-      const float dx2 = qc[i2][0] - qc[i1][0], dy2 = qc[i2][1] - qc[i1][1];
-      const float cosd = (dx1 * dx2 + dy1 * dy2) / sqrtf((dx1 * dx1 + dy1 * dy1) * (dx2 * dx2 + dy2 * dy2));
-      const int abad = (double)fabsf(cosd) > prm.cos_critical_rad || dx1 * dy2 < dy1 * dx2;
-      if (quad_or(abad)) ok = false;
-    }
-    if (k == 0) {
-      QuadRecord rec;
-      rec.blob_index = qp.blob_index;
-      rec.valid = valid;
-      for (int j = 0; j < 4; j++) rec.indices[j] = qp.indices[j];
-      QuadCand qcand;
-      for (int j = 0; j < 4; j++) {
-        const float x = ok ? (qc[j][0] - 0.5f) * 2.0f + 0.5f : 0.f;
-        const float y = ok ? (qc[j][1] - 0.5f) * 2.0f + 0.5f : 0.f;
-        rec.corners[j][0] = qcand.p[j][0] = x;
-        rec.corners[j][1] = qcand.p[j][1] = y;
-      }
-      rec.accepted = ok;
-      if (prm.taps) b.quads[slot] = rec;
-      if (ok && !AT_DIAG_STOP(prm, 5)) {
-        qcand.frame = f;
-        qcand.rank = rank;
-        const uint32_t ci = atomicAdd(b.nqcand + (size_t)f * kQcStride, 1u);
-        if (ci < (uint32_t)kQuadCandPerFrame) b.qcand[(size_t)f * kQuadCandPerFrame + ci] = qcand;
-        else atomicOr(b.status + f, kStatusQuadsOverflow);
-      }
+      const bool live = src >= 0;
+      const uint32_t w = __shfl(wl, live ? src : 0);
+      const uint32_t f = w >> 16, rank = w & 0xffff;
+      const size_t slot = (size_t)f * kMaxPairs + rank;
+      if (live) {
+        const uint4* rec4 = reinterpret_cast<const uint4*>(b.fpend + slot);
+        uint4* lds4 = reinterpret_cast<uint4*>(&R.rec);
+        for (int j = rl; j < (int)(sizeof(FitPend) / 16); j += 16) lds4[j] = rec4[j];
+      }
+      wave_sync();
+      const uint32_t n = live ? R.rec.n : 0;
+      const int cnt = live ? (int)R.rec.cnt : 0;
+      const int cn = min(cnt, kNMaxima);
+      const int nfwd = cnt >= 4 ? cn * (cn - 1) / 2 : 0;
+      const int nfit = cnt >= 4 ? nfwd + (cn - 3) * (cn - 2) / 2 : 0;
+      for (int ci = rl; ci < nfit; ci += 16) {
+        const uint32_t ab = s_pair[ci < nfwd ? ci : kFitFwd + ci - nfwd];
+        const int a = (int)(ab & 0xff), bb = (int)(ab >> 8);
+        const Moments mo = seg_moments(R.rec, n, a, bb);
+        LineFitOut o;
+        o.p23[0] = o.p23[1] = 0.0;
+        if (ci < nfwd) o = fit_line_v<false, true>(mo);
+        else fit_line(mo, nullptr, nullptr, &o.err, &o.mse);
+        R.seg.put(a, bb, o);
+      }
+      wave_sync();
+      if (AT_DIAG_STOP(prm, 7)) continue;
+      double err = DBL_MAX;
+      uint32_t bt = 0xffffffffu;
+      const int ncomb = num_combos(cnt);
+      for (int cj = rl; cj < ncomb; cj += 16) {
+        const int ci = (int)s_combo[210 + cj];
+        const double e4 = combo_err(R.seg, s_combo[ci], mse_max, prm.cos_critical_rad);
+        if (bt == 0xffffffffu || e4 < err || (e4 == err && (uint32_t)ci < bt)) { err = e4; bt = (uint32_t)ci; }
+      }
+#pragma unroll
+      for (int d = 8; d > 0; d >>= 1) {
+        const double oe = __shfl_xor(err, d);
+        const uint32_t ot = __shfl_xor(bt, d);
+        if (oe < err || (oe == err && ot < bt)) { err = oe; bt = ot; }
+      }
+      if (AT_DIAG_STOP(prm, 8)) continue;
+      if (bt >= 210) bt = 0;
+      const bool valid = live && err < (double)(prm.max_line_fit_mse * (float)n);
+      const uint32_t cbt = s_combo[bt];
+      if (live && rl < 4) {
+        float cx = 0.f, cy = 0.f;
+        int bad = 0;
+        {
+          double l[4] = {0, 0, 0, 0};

...

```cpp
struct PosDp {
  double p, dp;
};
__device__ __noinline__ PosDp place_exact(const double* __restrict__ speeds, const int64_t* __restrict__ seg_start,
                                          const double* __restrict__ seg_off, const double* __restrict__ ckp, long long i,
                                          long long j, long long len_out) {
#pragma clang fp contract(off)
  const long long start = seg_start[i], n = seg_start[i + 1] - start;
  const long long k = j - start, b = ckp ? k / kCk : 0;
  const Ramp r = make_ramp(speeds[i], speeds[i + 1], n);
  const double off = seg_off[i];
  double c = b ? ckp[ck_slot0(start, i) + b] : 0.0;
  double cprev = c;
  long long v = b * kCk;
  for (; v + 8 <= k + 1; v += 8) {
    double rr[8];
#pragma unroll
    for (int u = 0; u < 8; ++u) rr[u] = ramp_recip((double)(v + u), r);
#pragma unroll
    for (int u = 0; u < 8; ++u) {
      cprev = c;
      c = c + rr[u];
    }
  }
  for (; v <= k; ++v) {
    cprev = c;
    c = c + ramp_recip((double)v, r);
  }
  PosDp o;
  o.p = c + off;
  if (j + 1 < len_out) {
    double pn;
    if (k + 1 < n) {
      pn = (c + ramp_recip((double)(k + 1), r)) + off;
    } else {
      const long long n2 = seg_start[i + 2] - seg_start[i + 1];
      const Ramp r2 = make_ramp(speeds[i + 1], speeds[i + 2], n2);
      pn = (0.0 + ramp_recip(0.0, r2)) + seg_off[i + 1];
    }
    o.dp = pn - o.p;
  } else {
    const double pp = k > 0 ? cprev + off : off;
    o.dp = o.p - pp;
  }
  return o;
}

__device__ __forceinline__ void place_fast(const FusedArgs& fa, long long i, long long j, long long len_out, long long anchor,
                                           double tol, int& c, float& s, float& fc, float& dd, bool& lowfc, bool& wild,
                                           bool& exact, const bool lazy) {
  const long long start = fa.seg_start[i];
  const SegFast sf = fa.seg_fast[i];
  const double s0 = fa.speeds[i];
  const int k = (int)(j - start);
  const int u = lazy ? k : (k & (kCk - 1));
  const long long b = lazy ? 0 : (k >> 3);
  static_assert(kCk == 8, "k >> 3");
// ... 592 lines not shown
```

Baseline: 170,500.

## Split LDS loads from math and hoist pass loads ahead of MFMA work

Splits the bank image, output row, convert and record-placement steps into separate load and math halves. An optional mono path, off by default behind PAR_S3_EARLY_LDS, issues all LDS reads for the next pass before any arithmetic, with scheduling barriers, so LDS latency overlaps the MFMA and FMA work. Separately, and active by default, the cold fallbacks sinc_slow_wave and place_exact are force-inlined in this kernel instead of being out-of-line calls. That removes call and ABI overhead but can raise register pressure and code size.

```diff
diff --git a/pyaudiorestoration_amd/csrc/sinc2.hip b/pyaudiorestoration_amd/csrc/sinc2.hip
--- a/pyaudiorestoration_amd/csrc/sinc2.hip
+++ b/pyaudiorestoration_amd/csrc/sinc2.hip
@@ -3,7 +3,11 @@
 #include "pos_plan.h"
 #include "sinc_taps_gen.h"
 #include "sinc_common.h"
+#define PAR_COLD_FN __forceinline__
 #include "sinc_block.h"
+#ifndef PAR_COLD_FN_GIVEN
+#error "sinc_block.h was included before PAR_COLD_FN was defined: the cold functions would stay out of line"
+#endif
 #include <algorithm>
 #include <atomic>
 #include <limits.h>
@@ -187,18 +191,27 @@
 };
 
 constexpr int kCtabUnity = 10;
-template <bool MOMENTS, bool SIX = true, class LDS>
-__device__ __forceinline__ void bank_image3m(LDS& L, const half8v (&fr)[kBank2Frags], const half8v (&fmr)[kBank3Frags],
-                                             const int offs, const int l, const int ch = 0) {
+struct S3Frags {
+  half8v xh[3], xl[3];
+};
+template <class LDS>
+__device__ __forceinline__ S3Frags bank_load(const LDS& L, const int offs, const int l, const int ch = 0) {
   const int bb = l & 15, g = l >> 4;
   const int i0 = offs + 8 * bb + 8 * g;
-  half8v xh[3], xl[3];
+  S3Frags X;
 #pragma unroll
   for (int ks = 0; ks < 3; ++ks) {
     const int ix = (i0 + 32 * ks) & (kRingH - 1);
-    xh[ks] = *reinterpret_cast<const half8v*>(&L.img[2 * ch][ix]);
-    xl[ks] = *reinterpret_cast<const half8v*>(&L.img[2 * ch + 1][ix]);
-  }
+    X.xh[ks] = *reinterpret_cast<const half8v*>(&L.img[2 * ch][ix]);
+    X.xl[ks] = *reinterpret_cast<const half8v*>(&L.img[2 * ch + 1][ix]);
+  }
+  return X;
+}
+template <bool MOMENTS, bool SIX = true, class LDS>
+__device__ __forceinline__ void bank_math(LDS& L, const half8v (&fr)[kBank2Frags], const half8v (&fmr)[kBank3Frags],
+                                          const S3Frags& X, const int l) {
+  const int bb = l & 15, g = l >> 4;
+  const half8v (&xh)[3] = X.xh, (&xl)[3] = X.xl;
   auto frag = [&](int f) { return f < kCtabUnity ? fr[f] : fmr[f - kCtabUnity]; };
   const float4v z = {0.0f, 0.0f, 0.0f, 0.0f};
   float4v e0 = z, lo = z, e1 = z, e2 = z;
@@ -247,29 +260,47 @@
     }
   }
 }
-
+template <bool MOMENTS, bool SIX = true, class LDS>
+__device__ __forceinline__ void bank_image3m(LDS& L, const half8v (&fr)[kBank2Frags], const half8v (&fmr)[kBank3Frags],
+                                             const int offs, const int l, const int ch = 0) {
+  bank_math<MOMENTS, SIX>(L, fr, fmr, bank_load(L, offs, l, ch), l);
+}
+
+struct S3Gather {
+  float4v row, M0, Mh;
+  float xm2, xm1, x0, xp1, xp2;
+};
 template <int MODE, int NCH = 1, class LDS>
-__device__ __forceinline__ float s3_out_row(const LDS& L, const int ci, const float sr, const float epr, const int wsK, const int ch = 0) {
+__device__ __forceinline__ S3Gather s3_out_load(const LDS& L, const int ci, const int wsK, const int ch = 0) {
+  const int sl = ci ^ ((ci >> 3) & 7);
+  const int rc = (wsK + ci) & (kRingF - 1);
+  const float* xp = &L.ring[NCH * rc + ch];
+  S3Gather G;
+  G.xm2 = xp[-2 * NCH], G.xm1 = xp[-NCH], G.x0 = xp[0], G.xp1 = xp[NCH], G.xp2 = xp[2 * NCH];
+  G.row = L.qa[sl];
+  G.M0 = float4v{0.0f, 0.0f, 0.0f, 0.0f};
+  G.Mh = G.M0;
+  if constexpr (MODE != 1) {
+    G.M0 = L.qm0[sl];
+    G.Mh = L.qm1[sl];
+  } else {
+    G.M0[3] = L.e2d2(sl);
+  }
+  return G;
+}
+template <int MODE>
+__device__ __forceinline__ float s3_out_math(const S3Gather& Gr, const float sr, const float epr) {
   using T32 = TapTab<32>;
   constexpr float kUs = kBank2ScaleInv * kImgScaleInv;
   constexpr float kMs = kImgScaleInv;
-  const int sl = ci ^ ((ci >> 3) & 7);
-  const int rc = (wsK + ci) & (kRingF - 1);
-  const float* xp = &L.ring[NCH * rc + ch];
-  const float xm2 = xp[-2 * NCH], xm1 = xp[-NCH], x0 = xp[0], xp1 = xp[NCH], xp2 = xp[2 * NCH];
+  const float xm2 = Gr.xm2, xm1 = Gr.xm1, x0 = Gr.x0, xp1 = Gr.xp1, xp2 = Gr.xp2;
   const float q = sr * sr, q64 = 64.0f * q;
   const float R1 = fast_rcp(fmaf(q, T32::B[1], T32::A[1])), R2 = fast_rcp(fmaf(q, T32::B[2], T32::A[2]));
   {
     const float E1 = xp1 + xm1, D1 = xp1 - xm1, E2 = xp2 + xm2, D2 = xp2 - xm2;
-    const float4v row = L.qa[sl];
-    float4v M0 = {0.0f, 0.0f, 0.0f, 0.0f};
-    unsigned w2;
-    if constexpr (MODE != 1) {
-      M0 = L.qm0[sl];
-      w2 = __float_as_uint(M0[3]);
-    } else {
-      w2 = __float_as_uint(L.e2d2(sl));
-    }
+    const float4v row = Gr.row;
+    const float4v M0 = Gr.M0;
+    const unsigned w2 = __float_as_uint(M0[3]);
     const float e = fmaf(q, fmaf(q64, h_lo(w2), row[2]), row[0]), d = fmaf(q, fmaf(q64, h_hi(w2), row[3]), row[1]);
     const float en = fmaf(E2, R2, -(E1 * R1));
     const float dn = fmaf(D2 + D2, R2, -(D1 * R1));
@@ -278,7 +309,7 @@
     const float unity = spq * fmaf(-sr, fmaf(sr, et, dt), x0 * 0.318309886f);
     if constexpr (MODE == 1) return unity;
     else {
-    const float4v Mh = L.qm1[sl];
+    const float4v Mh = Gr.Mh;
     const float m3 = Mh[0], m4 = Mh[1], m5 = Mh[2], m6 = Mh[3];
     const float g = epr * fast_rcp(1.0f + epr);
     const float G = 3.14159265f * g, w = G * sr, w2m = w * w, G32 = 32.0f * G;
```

Exercise description
Among the records above, find each line containing the string "cprev" and copy it.

Exercise answer
  double cprev = c;
      cprev = c;
    cprev = c;
    const double pp = k > 0 ? cprev + off : off;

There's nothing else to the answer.